We’ve come a long way from talking about childbirth in terms of a delivery from the stork.
Nothing’s taboo anymore, and it’s brilliant. We talk about the probability of pooing during labour. We view c-sections and vaginal births as equal. We share photos of what a post-partum belly looks like. We acknowledge that formula-feeding an infant doesn’t make you a bad mum. And of course, we discuss postnatal depression more openly than ever before.
And thank f*ck for all of that.
There is nothing shameful, nothing that should be secretive, about childbirth.
Which is why I was so grateful when I saw model and actress Brooke Shields talk to my beloved Oprah on her show, a couple of years before I gave birth. Shields was one of the first celebrities to get real about childbirth, and I remember being in awe.
She talked about postnatal depression, and struggling to feel an immediate bond with her child.
“I was terrified to be alone with her,” she told Oprah.
“I didn’t have the desire to hurt her, but I didn’t have the desire to help her, either. I had the desire to hurt myself.”
Wow – the admission was revolutionary at the time.
Oprah was so impressed with Shield’s candour, and told her she was brave. Women in the audience cried as they heard her story, because it was sad, and real, and relatable to many of them.
What Shields said that day in 2005 was pivotal in the discussion of childbirth for millions of women around the world. But, as it turned out, it was something else that Shields talked about that would help me in the most significant way.
In that conversation on Oprah, Shields described the emergency caesarian that she endured. I remember her saying that she could sense she was being cut open. She could feel the pulling and the tugging.

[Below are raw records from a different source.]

template <int BN, int BK, bool B_MN, bool HALO>
__global__ void __launch_bounds__(kConvThreads, 1) conv_gemm_kernel(const __grid_constant__ ConvGemmParams p) {
  static_assert(BK == 64 || BK == 32, "BK");
  static_assert(BN == 32 || BN == 64 || BN == 128 || BN == 256, "BN");
  constexpr int A_ROW_BYTES = BK * 2;
  constexpr ConvSmem SIZES = conv_smem(BN, BK, HALO, 0, 0, false);
  constexpr int A_BYTES = SIZES.a_tile, STAGE_BYTES = SIZES.stage;
  constexpr int B_BYTES = BN * BK * 2;
  constexpr uint32_t A_LAYOUT = (BK == 64) ? tc::LAYOUT_SW128 : tc::LAYOUT_SW64;
  constexpr int CW = chunk_width(BN);
  constexpr uint32_t CW_LAYOUT = (CW == 64) ? tc::LAYOUT_SW128 : tc::LAYOUT_SW64;
  constexpr int CW_ROW_BYTES = CW * 2;
  constexpr int BMN_SUB_BYTES = BK * CW_ROW_BYTES;
  constexpr int OUT_CHUNK_BYTES = 128 * CW_ROW_BYTES;
  constexpr int OUT_CHUNKS = BN / CW;
  constexpr int OUT_TILE_BYTES = OUT_CHUNKS * OUT_CHUNK_BYTES;
  constexpr int ACC = BN / 2;

  extern __shared__ uint8_t smem_raw[];
  uint8_t* smem = align_up_1024(smem_raw);
  const int stages = p.stages;
  const int out_bufs = p.out_bufs;
  const int aux_mode = p.aux_mode;
  const ConvSmem L = conv_smem(BN, BK, HALO, stages, out_bufs, aux_mode != 0);
  uint8_t* a_ring = smem + L.a_ring;
  uint8_t* out_stage = smem + L.out_stage;
  uint8_t* aux_stage = smem + L.aux_stage;
  float* stat_scratch = reinterpret_cast<float*>(smem + L.stat_scratch);
  uint64_t* full_bar = reinterpret_cast<uint64_t*>(smem + L.bars);
  uint64_t* empty_bar = full_bar + stages;
  uint64_t* a_full_bar = empty_bar + stages;
  uint64_t* a_empty_bar = a_full_bar + 2;
  uint64_t* aux_full_bar = a_empty_bar + 2;
  uint64_t* staged_bar = aux_full_bar + 2;
  uint64_t* drained_bar = staged_bar + 2;
  int* row_ok = reinterpret_cast<int*>(smem + L.row_ok);

  const int warp = __shfl_sync(0xffffffffu, (int)(threadIdx.x >> 5), 0);
  const int lane = threadIdx.x & 31;
  const int tiles_per_phase = p.m_tiles * p.n_tiles;
  const int total_tiles = tiles_per_phase * p.phases;

  if (warp == 0 && lane == 0) {
    for (int s = 0; s < stages; ++s) {
      tc::mbar_init(&full_bar[s], 1);
      tc::mbar_init(&empty_bar[s], 2);
    }
    for (int b = 0; b < 2; ++b) {
      tc::mbar_init(&a_full_bar[b], 1);
      tc::mbar_init(&a_empty_bar[b], 2);
      tc::mbar_init(&aux_full_bar[b], 1);
      tc::mbar_init(&staged_bar[b], 8);
      tc::mbar_init(&drained_bar[b], 1);
    }
    tc::fence_barrier_init();
// ... 89 lines not shown
    };
    if (aux_mode != 0 && wtid == 0) {
      issue_aux(blockIdx.x, 0, 0);
      issue_aux(blockIdx.x, 1, 1);
    }
    float* red_row = g_conv_red + (size_t)blockIdx.x * p.red_stride;
    const int red_half = p.red_stride >> 1;
    if (do_red)
      for (int i = wtid; i < p.red_stride; i += 128) red_row[i] = 0.f;
    auto flush_reductions = [&]() {
      if (racc_nt >= 0 && wtid < CW) {
#pragma unroll
        for (int j = 0; j < OUT_CHUNKS; ++j) {
          const int ch = racc_nt * BN + j * CW + wtid;
          red_row[ch] += racc1[j];
          red_row[red_half + ch] += racc2[j];
          racc1[j] = racc2[j] = 0.f;
        }
      }
    };

    int it = 0;
    for (int t = blockIdx.x; t < total_tiles; t += gridDim.x, ++it) {
      const auto [phase_id, nt, ncol0, x0, y0, n0] = conv_tile<BN>(p, t);
      const bool tile_full = p.rows == 128 && x0 + p.bw <= p.Wv && y0 + p.bh <= p.Hv && n0 + p.bn <= p.Nimg;
      if (do_red && nt != racc_nt) {
        flush_reductions();
        racc_nt = nt;
      }
      if (pass2 && !tile_full) {
        const int wi = wtid % p.bw, hi = (wtid / p.bw) % p.bh, ni = wtid / (p.bw * p.bh);
        row_ok[wtid] = wtid < p.rows && x0 + wi < p.Wv && y0 + hi < p.Hv && n0 + ni < p.Nimg;
      }
      const int b = it % out_bufs;
      tc::mbar_wait(&staged_bar[b], (uint32_t)(it / out_bufs) & 1);
      uint8_t* obuf = out_stage + (size_t)b * OUT_TILE_BYTES;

And then, in that operating theatre, she could smell “burnt toast.” She told Oprah:
“I thought, ‘who is cooking toast in here?!’ But then I realised, it wasn’t toast – I was being cauterized.”
That’s right, girlfriends – Shields was smelling her own skin burning as her c-section wound was being cauterized to control bleeding.
Shields also described how painful that wound was in the following months. It was obviously very traumatic for her. And I must admit, TERRIFYING for me to hear, as a young woman going through IVF, desperately wanting a child, but also wondering if there was any way I could get out of delivering it? Ha, apparently that’s not how it works.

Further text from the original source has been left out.